__Goal of the exercise__.
What is needed here is every line of the records that includes "kVtabRec".

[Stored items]
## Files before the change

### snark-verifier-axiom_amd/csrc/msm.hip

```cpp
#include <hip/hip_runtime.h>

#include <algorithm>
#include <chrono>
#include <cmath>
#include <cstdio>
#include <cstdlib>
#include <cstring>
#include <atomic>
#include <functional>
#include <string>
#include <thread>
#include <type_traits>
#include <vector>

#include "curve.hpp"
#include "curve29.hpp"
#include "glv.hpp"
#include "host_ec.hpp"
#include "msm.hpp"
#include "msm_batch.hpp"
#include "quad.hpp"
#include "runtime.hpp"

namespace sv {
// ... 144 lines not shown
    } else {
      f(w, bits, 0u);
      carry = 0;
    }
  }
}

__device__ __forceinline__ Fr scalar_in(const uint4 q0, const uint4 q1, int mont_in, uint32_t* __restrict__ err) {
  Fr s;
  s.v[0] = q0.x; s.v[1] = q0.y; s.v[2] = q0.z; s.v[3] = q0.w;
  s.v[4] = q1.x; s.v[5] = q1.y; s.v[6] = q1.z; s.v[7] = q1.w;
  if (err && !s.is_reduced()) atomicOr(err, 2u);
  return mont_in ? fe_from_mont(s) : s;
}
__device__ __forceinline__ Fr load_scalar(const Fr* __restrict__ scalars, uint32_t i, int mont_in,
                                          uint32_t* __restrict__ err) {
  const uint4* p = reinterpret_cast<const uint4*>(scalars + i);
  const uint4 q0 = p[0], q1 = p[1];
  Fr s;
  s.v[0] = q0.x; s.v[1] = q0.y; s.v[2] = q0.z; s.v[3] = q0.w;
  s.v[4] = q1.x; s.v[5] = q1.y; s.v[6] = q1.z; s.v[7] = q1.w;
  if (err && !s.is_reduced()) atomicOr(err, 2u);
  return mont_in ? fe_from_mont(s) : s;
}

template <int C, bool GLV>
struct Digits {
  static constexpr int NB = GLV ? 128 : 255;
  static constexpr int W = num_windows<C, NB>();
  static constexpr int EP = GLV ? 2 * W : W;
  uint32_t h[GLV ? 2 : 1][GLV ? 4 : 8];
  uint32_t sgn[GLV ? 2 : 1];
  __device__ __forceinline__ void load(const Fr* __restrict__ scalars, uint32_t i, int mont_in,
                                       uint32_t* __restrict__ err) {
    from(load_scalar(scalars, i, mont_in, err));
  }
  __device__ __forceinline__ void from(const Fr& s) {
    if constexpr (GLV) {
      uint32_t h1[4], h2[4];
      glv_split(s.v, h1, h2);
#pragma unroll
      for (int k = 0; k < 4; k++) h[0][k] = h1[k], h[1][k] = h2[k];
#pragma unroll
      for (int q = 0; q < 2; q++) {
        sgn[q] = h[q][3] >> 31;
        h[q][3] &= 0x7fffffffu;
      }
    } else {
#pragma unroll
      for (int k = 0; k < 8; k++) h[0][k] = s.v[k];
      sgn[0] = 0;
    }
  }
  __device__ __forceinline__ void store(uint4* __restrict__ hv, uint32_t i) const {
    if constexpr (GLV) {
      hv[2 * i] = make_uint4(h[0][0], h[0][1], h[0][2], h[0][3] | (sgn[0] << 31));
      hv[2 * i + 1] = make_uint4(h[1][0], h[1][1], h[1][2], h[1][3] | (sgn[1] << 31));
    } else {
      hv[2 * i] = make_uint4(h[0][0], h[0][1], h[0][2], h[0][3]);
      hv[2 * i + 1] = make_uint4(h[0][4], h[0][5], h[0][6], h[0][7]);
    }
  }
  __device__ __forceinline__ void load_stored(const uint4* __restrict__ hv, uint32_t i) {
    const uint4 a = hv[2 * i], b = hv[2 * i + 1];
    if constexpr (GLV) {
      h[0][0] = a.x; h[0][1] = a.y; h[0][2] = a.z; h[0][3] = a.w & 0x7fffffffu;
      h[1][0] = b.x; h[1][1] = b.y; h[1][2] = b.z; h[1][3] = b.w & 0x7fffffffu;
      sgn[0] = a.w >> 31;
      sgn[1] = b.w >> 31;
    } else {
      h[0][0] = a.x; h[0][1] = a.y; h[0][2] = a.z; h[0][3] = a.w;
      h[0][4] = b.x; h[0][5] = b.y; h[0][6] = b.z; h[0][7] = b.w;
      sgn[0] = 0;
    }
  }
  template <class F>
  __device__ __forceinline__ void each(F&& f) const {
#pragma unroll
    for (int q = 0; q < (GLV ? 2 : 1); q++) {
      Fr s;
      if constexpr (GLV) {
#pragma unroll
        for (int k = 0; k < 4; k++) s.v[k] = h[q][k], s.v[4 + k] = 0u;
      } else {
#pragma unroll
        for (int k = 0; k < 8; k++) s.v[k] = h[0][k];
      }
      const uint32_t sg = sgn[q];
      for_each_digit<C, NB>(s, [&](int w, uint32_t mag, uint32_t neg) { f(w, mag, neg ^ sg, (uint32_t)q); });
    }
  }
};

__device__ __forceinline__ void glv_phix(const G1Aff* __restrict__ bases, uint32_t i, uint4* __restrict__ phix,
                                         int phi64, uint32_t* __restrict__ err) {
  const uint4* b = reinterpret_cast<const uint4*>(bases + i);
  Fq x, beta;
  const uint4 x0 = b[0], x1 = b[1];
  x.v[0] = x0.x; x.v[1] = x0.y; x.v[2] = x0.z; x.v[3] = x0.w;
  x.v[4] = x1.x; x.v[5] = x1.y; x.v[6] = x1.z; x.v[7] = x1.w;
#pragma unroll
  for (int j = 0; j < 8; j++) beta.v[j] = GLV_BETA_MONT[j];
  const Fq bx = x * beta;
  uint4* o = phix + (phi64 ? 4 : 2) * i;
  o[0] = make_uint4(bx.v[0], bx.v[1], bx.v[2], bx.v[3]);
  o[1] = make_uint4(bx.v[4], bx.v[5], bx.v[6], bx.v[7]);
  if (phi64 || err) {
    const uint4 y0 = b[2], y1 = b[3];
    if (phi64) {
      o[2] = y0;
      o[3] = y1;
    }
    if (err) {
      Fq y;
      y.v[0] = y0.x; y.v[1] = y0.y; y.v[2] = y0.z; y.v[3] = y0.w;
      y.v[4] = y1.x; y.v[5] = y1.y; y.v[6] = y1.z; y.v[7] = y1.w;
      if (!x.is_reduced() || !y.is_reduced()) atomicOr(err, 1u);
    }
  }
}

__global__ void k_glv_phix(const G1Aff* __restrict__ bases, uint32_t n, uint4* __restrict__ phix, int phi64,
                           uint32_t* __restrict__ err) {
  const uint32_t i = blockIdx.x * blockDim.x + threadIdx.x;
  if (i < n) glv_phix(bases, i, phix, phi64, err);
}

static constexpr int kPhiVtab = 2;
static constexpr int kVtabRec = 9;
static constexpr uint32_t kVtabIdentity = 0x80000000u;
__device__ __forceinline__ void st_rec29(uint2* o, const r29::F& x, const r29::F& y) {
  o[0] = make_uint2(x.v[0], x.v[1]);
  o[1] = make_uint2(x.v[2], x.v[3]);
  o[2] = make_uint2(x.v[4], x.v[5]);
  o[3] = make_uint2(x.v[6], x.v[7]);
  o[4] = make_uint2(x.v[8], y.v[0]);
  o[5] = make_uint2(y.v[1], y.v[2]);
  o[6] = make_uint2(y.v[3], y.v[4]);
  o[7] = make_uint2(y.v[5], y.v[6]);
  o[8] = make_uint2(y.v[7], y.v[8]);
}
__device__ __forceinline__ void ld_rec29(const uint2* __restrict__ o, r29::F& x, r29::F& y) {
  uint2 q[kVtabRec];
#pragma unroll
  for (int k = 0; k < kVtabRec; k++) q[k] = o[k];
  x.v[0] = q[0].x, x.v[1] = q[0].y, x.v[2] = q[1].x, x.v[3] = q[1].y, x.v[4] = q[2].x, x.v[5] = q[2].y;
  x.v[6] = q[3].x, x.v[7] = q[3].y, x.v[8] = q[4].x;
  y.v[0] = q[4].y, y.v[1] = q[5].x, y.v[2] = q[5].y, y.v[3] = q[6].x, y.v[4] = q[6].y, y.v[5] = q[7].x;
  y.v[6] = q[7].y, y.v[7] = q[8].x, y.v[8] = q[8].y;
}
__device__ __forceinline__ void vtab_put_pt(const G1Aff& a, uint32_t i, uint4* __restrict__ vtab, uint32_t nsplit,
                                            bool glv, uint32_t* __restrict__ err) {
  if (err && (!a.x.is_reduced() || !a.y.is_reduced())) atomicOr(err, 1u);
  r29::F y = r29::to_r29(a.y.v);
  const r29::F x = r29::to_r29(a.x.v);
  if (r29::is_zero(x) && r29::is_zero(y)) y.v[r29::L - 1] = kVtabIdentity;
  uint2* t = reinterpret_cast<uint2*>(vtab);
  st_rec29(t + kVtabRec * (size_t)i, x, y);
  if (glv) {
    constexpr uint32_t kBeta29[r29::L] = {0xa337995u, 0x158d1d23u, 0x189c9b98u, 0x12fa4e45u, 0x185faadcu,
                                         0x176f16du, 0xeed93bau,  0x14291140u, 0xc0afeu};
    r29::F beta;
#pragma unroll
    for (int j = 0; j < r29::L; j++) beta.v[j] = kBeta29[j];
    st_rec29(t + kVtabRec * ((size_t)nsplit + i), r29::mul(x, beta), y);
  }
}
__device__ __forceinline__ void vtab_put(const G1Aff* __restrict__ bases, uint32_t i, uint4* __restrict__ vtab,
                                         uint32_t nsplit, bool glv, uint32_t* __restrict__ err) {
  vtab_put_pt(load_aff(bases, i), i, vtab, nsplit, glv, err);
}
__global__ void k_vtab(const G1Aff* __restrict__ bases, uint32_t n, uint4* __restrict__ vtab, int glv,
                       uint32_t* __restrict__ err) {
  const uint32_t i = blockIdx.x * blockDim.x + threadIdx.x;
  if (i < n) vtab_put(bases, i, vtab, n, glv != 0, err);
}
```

__The completed task__.
static constexpr int kVtabRec = 9;
  uint2 q[kVtabRec];
  for (int k = 0; k < kVtabRec; k++) q[k] = o[k];
  st_rec29(t + kVtabRec * (size_t)i, x, y);
    st_rec29(t + kVtabRec * ((size_t)nsplit + i), r29::mul(x, beta), y);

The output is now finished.